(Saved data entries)

------------------------------

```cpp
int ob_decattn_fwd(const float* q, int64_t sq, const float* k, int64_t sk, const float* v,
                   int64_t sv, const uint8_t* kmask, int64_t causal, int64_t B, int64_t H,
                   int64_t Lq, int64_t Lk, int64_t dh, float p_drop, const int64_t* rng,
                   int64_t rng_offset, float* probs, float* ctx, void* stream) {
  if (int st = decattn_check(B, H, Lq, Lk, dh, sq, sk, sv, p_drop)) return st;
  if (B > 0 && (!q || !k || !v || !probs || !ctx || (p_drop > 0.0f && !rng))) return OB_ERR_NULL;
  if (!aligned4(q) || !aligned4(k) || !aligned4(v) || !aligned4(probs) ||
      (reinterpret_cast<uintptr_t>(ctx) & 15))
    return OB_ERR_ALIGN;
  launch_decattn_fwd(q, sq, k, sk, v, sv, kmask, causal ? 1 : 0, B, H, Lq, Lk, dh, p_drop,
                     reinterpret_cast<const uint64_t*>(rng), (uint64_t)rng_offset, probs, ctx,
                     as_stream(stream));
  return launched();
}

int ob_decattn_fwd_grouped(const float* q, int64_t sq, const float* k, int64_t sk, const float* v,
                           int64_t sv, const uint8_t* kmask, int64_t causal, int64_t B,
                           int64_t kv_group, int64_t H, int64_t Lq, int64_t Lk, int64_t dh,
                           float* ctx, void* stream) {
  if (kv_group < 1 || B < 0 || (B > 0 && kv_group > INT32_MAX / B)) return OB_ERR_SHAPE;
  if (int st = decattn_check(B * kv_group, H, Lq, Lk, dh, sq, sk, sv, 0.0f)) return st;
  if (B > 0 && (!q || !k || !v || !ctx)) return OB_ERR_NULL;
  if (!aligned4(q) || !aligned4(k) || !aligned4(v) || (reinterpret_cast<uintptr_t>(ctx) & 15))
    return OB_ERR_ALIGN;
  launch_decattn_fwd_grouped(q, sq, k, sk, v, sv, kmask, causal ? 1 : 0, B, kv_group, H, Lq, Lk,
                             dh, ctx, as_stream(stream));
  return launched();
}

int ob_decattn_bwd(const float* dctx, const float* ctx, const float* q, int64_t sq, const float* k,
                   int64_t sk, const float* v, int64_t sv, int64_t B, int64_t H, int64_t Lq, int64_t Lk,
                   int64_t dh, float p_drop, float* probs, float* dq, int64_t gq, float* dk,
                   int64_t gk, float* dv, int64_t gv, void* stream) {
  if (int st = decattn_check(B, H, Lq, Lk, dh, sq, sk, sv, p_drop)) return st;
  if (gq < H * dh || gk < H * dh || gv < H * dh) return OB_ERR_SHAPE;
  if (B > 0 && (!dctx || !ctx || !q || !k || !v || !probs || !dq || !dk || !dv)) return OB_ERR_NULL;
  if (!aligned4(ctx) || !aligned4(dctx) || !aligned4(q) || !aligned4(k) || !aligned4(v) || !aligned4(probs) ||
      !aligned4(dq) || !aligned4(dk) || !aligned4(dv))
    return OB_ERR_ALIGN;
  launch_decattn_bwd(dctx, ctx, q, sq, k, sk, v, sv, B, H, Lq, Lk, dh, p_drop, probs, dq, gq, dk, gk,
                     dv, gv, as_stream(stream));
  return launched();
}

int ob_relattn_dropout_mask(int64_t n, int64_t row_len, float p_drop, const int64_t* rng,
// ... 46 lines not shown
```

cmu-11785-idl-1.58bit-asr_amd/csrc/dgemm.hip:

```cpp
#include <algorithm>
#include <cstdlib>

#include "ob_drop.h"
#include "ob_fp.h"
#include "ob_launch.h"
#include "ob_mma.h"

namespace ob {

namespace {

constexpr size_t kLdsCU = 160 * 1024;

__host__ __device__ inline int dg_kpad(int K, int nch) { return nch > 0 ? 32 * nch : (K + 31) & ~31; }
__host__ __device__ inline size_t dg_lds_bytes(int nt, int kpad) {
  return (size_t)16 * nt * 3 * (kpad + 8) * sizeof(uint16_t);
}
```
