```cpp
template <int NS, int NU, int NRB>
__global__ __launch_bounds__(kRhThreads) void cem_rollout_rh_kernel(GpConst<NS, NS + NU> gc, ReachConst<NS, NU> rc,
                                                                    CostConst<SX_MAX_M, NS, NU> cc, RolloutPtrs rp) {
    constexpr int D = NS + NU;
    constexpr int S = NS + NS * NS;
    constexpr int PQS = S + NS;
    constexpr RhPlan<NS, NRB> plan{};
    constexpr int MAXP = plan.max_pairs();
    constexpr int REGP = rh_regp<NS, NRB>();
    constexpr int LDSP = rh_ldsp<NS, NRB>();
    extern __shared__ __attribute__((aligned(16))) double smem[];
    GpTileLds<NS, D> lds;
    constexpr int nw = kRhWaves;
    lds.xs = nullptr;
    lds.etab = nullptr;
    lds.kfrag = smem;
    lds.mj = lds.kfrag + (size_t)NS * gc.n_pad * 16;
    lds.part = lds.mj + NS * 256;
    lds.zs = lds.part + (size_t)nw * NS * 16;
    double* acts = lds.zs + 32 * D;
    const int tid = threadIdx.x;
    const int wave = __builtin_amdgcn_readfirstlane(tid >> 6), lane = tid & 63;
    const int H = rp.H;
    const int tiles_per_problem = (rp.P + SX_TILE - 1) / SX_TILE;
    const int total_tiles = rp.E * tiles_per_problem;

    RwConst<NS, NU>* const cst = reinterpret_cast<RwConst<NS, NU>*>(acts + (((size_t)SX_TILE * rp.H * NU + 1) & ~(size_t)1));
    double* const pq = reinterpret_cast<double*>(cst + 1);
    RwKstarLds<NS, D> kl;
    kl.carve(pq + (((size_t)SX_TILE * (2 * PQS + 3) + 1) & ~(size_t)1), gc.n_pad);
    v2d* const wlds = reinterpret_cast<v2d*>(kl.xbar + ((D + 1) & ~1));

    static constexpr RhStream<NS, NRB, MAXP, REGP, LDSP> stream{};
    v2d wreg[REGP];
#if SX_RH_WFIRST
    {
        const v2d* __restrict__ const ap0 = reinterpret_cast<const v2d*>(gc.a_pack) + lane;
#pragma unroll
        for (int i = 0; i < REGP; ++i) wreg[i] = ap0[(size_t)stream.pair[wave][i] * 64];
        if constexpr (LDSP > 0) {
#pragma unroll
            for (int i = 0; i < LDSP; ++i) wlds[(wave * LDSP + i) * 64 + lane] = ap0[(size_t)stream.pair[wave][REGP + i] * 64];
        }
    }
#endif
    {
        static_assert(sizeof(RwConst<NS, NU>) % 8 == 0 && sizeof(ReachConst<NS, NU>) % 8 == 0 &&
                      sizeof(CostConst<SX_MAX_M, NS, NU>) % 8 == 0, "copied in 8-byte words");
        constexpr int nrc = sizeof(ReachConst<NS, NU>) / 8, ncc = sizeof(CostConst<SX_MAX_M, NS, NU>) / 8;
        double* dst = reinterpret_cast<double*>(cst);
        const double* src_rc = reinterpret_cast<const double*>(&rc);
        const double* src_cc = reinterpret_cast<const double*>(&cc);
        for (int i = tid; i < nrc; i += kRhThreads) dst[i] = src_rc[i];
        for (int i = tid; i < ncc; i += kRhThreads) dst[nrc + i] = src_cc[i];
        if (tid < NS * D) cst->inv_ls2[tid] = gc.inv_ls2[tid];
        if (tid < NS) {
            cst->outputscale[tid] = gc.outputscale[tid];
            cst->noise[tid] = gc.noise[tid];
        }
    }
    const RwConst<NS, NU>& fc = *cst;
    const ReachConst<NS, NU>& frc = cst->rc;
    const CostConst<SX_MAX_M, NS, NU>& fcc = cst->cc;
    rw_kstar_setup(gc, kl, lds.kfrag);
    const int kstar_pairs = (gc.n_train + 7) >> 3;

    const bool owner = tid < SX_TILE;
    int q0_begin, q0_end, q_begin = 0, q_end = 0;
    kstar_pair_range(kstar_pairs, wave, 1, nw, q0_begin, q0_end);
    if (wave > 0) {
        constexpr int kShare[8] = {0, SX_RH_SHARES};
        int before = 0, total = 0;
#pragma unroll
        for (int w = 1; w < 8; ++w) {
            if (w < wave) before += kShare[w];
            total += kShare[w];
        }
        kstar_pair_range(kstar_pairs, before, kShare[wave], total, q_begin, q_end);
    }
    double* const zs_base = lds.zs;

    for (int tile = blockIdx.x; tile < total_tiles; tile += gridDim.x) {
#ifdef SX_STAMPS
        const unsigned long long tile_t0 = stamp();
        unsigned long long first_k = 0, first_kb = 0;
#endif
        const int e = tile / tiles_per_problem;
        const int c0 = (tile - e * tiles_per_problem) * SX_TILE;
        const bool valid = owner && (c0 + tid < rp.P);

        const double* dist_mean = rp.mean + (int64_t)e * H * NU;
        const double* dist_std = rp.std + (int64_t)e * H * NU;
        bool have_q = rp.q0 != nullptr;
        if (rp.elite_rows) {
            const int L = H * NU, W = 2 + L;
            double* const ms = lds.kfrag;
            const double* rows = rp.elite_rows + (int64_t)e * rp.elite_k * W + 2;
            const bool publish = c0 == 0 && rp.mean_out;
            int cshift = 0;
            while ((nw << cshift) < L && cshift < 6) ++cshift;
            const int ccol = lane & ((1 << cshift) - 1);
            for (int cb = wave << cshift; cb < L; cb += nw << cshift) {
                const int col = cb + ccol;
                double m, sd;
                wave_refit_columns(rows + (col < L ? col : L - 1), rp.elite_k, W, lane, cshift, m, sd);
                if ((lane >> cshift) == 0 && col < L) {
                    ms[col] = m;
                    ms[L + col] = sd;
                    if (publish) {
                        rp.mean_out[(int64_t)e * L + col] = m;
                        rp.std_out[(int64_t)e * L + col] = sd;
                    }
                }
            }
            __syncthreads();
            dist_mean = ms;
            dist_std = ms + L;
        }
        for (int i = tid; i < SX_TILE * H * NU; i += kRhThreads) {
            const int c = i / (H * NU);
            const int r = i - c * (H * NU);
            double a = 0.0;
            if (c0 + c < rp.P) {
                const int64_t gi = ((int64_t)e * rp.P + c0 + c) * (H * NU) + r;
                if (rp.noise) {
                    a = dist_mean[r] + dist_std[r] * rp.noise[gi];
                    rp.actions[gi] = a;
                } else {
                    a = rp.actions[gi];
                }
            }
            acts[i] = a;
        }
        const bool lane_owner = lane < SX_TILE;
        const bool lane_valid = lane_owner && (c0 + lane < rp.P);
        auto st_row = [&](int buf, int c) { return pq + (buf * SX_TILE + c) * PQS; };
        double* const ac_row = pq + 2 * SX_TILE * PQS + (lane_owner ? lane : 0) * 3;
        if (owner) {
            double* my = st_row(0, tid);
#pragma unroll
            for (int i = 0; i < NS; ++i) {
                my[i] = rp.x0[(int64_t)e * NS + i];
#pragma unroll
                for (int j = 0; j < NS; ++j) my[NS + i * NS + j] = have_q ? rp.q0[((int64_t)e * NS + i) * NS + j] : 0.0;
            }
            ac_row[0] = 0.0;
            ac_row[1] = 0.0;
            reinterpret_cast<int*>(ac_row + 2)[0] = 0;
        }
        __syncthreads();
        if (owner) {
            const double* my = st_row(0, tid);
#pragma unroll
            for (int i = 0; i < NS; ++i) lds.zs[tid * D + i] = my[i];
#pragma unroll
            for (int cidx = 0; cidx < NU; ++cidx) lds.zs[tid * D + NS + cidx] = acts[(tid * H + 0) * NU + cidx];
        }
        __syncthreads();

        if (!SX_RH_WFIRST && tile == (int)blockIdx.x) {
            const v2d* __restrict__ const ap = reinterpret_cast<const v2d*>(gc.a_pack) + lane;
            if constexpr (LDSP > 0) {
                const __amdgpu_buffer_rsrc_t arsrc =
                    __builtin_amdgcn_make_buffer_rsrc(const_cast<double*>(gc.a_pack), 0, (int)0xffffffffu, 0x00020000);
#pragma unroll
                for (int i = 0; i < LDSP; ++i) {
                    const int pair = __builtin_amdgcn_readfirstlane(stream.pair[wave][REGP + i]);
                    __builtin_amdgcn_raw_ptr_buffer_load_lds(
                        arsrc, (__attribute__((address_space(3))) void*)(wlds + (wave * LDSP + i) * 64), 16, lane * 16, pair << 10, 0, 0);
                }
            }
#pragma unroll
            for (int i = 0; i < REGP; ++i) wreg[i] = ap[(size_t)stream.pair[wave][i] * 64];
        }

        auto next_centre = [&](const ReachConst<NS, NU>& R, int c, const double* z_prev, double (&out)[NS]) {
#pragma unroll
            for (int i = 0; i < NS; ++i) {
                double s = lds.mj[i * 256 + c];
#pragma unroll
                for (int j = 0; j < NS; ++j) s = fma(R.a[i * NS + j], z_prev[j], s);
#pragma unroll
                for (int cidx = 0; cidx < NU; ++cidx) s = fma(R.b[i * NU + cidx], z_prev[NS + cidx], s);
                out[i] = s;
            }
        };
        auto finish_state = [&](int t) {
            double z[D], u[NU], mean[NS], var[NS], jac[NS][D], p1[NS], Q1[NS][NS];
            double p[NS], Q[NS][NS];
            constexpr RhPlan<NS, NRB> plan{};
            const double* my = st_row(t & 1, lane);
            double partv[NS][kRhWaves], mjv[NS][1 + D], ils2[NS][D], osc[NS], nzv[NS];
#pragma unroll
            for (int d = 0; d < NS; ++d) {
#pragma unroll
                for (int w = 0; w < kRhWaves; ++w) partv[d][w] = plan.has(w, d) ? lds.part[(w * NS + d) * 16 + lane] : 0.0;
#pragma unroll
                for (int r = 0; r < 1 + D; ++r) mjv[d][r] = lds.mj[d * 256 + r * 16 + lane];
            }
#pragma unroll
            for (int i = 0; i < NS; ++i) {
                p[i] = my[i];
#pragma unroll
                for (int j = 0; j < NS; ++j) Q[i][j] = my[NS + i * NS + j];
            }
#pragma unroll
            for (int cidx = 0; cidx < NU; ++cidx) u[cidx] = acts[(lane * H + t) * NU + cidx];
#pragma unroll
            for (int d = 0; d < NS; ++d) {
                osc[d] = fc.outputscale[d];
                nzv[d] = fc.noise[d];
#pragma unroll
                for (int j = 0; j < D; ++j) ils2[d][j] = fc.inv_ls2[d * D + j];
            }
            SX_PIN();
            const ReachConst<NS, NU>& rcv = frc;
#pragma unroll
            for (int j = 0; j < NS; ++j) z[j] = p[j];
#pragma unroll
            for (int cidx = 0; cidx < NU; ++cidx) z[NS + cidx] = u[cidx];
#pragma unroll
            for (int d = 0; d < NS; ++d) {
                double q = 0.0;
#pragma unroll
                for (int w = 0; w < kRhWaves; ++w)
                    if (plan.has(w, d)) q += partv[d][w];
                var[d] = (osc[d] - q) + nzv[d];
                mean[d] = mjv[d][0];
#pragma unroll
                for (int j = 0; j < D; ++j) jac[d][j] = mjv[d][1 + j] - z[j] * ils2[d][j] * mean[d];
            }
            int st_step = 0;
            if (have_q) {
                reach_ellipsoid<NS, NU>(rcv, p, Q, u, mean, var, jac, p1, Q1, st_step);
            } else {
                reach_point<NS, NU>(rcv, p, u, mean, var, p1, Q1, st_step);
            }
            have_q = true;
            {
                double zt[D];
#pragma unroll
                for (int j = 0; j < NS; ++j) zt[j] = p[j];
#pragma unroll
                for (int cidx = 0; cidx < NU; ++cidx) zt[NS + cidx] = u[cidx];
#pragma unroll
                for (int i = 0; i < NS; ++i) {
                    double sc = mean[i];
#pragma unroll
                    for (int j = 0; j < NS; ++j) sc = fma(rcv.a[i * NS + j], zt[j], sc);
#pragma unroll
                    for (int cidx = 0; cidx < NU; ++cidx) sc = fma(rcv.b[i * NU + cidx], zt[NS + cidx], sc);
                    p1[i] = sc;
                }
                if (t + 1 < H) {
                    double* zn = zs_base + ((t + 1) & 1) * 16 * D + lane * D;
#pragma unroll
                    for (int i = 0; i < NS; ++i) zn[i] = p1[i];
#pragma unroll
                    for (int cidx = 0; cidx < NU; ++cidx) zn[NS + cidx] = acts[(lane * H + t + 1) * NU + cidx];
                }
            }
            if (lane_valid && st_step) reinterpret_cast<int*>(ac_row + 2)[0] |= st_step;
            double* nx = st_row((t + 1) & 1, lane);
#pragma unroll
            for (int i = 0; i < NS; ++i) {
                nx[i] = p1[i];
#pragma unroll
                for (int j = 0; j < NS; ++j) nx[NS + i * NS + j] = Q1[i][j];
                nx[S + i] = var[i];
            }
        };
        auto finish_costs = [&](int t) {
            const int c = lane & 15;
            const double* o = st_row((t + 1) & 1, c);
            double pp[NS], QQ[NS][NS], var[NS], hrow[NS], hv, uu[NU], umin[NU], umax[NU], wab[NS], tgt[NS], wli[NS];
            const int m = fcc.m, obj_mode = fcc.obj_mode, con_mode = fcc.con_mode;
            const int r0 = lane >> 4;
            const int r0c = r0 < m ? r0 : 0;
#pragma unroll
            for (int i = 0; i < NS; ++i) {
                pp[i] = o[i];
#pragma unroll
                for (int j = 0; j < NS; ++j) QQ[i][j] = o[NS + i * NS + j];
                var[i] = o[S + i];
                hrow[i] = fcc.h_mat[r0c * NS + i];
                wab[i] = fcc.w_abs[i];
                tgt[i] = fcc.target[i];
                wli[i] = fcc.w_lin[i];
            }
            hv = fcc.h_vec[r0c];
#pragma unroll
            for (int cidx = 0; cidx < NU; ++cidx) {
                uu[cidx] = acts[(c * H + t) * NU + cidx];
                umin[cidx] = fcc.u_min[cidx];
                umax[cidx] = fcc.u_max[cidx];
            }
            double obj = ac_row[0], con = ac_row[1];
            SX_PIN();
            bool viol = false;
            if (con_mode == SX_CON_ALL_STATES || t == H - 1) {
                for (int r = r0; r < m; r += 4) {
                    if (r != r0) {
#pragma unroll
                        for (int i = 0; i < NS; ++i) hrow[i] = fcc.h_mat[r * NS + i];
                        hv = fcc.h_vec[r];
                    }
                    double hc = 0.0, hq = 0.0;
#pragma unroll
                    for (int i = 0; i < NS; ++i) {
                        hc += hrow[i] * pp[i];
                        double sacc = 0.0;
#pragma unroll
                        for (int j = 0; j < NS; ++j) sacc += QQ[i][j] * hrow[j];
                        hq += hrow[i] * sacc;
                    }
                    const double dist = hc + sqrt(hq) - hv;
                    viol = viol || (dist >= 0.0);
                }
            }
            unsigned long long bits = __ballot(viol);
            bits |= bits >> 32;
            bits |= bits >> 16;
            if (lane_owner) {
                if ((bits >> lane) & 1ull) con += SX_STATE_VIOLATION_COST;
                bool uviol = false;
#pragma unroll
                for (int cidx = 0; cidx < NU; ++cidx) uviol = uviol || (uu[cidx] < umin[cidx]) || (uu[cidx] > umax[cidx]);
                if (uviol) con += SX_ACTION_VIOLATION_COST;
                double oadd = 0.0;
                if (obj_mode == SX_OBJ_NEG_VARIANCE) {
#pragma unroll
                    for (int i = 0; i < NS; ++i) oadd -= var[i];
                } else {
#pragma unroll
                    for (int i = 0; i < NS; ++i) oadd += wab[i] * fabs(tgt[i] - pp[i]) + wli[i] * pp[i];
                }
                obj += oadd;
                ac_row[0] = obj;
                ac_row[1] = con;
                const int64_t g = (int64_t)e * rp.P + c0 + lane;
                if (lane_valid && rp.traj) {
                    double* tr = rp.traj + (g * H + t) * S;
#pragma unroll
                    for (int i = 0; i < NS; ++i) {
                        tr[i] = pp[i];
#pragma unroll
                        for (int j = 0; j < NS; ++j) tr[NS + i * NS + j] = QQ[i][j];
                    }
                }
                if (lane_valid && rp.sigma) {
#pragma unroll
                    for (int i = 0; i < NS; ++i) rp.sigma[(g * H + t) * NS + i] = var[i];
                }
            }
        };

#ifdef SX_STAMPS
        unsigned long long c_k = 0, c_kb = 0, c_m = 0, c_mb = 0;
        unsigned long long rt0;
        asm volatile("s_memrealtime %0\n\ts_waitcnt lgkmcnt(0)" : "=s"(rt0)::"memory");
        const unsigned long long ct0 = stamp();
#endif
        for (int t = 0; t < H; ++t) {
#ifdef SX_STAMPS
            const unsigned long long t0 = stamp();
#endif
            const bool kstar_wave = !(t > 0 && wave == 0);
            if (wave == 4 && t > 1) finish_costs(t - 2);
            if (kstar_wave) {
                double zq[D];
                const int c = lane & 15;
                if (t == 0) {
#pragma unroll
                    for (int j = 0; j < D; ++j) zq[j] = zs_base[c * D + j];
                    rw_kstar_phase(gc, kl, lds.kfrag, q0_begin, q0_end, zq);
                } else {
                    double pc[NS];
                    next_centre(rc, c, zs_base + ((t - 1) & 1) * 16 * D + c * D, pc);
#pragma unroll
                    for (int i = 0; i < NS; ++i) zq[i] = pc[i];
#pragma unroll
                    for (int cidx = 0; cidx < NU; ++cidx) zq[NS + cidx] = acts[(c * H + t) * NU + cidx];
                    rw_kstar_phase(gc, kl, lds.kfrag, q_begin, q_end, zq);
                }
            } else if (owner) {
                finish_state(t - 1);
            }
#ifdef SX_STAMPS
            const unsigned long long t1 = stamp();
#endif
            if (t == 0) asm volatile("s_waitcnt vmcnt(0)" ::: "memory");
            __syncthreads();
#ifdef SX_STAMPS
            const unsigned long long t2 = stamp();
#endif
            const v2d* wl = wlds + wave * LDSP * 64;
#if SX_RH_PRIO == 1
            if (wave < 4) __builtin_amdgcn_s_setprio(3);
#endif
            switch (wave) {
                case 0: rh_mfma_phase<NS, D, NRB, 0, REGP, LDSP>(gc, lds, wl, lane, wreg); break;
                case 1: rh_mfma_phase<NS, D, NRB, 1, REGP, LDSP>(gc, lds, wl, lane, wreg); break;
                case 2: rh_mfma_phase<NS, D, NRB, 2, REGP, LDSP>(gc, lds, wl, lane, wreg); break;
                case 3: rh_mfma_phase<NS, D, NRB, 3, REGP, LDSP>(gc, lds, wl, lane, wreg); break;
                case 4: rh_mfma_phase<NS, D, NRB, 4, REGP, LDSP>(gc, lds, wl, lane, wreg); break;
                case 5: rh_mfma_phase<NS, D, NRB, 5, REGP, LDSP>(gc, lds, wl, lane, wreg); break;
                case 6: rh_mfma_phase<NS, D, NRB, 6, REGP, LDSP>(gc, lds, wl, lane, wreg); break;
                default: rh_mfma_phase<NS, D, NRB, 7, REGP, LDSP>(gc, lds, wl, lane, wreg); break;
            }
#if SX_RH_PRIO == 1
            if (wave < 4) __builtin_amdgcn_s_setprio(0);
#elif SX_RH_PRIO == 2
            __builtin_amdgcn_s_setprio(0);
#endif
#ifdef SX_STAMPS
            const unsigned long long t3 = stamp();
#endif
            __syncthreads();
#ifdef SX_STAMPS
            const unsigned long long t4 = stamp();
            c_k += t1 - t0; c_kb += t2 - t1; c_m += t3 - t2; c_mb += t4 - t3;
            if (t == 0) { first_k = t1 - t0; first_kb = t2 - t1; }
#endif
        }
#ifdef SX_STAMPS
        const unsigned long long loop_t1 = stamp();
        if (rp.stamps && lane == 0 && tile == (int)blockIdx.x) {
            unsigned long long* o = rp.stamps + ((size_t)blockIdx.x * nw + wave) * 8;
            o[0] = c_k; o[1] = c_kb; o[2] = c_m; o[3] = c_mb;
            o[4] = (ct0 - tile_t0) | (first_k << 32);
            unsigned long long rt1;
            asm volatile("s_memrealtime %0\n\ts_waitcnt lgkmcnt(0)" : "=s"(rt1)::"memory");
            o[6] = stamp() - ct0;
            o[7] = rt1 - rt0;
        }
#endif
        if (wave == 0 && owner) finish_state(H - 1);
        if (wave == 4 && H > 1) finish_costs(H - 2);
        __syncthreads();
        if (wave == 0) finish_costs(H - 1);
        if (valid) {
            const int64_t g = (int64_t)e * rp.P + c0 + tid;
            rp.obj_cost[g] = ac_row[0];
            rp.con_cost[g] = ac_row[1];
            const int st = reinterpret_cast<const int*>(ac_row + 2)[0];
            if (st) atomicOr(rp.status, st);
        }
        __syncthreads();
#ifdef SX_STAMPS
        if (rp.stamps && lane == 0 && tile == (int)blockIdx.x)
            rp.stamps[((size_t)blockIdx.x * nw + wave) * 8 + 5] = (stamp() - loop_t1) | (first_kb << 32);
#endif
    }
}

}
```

------------------------------

__AIM OF THE TASK__: Wherever the word "kfrag" appears in the records above, copy that line.

__SOLUTION TO THIS PROBLEM__:
    lds.kfrag = smem;
    lds.mj = lds.kfrag + (size_t)NS * gc.n_pad * 16;
    rw_kstar_setup(gc, kl, lds.kfrag);
            double* const ms = lds.kfrag;
                    rw_kstar_phase(gc, kl, lds.kfrag, q0_begin, q0_end, zq);
                    rw_kstar_phase(gc, kl, lds.kfrag, q_begin, q_end, zq);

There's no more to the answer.